Segment Start: DATA FOR THIS TASK
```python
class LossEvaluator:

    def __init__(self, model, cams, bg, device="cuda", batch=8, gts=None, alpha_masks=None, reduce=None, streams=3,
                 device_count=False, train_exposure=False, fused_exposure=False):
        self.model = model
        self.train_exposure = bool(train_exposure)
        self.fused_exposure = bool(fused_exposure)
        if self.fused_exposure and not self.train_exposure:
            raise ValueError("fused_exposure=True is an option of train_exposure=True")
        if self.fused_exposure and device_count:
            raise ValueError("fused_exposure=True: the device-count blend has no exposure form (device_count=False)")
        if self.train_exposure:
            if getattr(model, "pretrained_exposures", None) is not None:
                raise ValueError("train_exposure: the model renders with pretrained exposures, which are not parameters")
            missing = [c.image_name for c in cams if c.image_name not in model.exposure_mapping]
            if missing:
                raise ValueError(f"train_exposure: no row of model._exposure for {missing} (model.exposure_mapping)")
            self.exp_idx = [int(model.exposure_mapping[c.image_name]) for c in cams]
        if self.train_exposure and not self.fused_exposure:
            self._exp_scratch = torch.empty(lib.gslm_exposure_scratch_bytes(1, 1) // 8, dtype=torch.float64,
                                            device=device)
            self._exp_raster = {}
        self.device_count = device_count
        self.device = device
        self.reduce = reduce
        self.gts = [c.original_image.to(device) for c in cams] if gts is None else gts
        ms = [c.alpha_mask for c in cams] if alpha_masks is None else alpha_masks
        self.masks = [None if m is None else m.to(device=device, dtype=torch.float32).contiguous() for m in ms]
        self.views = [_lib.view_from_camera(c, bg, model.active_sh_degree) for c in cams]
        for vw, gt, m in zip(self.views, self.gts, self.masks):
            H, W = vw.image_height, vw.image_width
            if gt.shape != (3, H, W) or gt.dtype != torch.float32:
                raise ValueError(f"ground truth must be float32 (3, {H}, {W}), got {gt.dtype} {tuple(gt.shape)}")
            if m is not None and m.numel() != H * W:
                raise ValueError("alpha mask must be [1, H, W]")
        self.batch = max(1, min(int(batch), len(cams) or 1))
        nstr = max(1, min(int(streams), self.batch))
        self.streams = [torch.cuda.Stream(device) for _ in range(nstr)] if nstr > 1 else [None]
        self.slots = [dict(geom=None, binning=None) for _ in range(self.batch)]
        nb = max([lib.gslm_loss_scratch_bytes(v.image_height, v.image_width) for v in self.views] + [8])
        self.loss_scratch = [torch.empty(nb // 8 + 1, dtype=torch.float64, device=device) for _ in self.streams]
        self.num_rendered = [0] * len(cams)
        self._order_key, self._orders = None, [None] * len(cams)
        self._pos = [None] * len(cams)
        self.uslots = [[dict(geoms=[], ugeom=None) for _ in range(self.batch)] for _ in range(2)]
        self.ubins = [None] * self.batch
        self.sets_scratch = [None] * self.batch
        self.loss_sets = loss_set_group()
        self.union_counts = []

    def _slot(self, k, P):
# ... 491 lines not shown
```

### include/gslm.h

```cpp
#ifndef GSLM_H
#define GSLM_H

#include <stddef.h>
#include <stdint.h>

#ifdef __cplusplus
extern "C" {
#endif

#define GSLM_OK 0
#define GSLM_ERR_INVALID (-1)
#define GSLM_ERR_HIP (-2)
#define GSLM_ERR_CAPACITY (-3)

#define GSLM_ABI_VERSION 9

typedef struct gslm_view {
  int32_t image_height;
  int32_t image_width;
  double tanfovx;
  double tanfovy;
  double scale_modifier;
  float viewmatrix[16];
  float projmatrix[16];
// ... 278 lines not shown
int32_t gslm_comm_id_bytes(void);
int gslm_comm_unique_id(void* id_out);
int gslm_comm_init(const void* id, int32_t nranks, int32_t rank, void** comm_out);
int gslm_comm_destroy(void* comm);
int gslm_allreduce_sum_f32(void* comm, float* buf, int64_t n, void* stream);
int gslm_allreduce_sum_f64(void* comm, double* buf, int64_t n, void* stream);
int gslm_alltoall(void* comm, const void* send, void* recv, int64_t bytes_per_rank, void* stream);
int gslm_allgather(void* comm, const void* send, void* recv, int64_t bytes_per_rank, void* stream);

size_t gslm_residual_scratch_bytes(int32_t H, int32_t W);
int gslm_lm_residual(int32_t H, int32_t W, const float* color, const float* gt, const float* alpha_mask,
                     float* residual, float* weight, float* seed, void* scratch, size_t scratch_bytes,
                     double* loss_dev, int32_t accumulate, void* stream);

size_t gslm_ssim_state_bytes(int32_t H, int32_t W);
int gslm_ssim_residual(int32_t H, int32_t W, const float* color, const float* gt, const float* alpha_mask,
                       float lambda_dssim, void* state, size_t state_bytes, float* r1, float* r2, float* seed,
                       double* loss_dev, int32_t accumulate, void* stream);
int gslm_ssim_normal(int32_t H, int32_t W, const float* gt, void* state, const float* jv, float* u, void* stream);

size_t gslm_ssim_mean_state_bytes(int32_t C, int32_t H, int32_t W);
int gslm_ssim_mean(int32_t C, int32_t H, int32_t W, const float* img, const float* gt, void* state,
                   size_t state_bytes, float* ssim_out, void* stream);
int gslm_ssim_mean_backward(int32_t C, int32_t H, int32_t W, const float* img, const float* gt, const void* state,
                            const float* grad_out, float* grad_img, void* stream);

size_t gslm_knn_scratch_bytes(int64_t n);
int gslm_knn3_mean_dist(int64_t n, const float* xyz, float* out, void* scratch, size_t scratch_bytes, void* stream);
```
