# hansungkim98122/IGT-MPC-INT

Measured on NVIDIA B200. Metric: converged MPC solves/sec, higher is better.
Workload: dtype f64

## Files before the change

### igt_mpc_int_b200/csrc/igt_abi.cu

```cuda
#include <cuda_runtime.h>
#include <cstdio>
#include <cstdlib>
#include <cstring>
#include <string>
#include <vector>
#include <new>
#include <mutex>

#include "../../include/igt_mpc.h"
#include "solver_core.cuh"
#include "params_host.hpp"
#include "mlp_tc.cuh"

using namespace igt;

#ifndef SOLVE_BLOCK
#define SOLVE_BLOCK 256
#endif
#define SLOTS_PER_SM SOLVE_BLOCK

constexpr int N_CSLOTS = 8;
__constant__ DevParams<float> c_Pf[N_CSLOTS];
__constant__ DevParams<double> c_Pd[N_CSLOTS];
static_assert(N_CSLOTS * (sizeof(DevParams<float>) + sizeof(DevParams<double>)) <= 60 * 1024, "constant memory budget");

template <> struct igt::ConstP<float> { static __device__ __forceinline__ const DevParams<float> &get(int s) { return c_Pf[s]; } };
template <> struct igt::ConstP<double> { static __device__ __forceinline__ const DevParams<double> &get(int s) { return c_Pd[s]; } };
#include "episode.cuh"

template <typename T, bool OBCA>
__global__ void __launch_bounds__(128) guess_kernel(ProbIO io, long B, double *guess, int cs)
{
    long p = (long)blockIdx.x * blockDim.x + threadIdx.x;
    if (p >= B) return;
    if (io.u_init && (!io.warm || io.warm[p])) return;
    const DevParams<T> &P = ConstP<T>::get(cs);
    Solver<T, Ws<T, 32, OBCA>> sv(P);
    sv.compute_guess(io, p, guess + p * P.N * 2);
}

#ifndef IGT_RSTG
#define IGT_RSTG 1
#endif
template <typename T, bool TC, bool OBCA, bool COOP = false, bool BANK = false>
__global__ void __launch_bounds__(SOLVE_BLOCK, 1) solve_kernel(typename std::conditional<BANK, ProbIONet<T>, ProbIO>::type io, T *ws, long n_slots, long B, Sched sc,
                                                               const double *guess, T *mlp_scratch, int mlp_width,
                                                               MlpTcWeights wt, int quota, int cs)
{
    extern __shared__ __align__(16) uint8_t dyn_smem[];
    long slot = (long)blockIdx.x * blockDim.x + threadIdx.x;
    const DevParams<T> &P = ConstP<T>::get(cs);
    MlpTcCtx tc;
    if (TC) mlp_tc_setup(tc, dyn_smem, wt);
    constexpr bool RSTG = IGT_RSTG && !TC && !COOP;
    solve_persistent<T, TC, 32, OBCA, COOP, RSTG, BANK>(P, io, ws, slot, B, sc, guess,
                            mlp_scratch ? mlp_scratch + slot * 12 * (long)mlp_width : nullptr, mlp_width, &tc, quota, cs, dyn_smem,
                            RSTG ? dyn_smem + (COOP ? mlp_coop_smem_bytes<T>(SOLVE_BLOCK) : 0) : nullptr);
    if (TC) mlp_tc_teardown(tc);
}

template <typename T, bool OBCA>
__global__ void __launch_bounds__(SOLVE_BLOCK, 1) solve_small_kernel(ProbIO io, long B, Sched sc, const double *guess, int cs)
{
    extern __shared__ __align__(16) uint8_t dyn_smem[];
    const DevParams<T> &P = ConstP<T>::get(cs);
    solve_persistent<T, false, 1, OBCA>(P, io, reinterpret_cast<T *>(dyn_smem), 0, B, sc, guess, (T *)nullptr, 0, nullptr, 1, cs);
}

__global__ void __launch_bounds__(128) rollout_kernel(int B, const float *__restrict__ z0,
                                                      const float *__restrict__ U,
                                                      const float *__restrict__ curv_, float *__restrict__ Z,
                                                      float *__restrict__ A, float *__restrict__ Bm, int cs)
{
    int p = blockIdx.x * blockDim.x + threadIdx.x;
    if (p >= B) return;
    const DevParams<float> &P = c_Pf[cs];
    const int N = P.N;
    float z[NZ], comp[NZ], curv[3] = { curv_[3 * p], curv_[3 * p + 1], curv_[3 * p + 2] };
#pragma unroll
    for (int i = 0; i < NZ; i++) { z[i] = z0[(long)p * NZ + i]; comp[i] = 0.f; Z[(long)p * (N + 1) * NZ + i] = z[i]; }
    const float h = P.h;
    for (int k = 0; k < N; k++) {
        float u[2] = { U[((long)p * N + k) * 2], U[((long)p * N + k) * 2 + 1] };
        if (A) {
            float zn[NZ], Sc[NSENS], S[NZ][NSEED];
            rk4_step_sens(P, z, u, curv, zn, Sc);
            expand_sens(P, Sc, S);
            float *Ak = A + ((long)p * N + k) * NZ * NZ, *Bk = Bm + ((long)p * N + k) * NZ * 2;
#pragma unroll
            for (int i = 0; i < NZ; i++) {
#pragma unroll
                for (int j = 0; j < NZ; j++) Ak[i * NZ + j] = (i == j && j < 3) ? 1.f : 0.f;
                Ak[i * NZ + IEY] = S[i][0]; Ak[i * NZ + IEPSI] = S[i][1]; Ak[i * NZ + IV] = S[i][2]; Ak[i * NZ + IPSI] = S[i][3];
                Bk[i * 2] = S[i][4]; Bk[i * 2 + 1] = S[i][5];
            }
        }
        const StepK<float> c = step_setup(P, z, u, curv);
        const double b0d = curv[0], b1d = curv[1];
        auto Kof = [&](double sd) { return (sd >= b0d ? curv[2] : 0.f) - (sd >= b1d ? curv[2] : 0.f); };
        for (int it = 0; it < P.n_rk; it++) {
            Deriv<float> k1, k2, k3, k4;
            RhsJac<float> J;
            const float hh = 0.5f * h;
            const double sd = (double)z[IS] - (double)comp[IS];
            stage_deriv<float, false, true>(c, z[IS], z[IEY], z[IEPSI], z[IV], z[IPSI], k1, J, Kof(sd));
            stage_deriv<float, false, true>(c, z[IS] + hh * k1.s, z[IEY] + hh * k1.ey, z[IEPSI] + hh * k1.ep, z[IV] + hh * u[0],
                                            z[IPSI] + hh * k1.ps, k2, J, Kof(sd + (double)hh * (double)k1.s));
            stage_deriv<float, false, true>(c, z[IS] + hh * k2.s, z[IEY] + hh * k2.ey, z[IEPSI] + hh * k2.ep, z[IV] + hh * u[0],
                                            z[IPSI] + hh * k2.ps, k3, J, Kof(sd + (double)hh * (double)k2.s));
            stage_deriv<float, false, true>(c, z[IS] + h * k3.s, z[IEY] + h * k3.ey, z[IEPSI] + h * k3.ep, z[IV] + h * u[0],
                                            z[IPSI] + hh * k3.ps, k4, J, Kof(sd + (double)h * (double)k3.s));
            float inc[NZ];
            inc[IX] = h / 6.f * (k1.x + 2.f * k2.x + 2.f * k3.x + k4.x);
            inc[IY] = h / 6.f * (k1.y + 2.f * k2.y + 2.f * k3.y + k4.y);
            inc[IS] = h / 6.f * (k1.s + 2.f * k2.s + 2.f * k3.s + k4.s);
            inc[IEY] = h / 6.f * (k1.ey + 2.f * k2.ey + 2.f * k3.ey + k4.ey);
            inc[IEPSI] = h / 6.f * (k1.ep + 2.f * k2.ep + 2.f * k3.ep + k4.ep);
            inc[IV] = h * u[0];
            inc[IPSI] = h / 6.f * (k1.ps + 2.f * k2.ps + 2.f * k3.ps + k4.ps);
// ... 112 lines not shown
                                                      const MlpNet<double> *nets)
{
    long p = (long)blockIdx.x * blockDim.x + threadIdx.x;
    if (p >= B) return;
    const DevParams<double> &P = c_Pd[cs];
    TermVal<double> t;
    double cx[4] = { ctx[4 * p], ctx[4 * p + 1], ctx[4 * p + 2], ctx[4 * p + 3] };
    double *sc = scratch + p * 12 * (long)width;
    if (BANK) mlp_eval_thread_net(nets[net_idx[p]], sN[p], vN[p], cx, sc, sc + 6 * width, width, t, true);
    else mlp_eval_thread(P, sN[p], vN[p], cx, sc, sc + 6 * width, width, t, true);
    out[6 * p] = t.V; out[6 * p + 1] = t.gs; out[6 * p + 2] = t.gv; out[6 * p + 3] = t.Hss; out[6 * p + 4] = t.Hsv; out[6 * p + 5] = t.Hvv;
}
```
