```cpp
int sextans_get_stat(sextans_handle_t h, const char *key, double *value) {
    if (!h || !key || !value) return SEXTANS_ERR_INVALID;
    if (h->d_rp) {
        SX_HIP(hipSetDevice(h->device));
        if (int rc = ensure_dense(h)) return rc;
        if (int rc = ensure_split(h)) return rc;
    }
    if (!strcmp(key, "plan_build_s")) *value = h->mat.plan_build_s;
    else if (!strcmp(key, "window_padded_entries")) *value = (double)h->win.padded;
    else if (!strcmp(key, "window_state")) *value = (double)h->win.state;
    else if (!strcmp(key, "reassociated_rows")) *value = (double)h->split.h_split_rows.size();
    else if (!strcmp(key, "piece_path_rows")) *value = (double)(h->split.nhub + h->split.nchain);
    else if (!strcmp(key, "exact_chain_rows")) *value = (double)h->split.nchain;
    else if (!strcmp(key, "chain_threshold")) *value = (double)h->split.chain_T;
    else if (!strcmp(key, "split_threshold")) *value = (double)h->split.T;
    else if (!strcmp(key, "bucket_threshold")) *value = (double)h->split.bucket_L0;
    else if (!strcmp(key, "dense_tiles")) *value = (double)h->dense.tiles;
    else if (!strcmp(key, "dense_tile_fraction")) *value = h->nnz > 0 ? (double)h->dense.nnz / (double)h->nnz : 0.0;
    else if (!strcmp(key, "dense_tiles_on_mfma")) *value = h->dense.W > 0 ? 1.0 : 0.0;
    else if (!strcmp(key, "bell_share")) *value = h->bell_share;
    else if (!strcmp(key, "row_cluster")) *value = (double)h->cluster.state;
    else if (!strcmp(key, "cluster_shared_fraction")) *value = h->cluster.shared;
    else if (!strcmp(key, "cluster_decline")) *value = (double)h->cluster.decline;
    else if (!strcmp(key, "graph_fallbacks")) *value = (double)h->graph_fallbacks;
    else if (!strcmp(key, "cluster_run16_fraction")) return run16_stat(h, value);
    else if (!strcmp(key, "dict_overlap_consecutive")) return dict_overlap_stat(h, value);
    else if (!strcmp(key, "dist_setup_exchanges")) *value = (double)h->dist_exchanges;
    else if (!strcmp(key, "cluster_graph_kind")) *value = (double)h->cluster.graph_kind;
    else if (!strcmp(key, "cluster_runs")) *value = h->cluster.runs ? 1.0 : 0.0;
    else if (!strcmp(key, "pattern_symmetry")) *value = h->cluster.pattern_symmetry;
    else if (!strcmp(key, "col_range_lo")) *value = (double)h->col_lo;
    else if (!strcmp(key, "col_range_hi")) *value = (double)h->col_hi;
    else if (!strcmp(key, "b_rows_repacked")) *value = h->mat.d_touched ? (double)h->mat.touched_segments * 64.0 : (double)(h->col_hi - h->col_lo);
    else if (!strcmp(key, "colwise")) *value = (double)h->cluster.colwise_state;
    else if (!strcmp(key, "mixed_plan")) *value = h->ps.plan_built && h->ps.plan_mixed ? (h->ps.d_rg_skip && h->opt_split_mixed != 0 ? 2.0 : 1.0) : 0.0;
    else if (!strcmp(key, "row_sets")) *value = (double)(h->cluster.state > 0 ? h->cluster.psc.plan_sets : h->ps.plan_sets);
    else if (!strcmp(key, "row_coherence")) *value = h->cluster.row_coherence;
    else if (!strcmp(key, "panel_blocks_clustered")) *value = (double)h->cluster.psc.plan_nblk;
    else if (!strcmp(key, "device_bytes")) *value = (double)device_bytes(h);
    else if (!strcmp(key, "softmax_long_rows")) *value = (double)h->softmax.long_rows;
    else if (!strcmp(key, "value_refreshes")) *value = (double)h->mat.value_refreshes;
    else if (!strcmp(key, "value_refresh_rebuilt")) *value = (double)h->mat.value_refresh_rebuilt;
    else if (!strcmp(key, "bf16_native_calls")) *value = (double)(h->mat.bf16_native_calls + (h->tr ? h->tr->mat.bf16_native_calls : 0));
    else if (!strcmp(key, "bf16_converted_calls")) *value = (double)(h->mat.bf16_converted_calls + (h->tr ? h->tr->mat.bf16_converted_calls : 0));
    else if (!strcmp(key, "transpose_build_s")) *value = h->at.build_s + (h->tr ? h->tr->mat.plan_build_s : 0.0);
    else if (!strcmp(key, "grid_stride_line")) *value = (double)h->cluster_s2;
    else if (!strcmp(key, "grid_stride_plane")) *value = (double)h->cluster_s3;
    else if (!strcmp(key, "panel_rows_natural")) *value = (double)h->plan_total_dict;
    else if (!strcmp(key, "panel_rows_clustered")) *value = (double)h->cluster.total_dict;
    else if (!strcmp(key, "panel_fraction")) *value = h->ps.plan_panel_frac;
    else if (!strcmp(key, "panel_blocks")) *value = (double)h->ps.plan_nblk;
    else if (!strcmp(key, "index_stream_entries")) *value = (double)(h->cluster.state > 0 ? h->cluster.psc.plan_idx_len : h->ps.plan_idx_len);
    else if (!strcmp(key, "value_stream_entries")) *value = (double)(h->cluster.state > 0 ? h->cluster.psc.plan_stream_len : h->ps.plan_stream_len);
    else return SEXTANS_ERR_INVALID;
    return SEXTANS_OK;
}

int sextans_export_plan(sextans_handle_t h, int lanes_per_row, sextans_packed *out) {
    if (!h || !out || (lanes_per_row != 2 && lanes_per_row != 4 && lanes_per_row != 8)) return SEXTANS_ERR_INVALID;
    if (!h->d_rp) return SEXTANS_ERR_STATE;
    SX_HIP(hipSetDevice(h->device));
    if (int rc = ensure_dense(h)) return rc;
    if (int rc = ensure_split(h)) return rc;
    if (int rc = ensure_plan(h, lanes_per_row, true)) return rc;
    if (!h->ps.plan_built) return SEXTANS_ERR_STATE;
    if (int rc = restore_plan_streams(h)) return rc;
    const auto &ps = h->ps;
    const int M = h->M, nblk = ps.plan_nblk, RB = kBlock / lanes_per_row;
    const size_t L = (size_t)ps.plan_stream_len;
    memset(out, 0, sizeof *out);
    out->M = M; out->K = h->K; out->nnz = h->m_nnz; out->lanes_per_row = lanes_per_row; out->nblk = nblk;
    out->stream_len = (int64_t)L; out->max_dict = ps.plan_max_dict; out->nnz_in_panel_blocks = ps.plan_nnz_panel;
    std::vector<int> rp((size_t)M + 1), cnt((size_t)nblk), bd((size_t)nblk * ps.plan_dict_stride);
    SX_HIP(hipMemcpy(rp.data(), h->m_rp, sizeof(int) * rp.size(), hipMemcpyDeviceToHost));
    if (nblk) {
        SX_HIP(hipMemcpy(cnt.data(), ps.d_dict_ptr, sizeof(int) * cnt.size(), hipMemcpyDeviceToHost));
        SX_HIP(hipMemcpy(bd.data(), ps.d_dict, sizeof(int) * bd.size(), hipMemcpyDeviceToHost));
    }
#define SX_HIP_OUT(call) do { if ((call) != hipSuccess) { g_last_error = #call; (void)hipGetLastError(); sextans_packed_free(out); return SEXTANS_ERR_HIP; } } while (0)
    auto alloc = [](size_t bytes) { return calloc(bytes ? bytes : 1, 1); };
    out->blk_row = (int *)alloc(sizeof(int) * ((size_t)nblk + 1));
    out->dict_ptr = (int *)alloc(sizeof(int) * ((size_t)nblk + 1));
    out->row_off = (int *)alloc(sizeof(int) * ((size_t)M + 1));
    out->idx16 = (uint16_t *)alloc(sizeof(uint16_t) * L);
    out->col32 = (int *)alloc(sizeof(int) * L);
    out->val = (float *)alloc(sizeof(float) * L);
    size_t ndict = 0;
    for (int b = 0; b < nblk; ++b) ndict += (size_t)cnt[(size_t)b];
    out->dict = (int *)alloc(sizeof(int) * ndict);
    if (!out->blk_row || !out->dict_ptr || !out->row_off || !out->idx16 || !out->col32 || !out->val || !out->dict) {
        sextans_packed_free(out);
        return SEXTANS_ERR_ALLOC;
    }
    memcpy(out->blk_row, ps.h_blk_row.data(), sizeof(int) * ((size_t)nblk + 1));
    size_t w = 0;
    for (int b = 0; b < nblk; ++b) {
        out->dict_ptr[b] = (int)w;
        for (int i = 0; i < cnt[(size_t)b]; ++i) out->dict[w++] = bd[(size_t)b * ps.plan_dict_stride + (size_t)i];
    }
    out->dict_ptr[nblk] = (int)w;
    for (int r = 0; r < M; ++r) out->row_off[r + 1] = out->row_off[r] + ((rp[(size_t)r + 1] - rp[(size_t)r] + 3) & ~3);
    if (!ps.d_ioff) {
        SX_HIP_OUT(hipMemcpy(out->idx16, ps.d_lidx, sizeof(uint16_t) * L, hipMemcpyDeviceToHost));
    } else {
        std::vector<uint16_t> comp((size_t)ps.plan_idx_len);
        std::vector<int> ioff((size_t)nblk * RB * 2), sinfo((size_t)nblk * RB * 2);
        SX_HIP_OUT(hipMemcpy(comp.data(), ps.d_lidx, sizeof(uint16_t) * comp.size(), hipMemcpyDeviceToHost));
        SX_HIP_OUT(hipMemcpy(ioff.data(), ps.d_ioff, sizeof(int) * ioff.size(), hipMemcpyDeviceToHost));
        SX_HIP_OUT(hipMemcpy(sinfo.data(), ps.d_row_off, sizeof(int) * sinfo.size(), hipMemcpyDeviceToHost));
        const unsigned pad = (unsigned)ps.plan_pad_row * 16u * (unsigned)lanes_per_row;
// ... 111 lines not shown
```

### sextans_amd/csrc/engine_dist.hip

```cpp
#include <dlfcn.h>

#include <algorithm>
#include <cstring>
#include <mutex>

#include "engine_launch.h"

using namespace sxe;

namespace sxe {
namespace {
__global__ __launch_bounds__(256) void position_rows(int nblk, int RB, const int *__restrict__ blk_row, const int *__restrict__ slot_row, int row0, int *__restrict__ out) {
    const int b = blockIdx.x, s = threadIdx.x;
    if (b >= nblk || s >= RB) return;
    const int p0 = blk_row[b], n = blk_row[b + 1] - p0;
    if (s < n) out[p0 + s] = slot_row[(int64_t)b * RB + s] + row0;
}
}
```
Segment End: DATA FOR THIS TASK
HOW TO COMPLETE THIS TASK.
Across all the entries, count the lines that contain "struct", and state nothing but the total.

RESULT.
3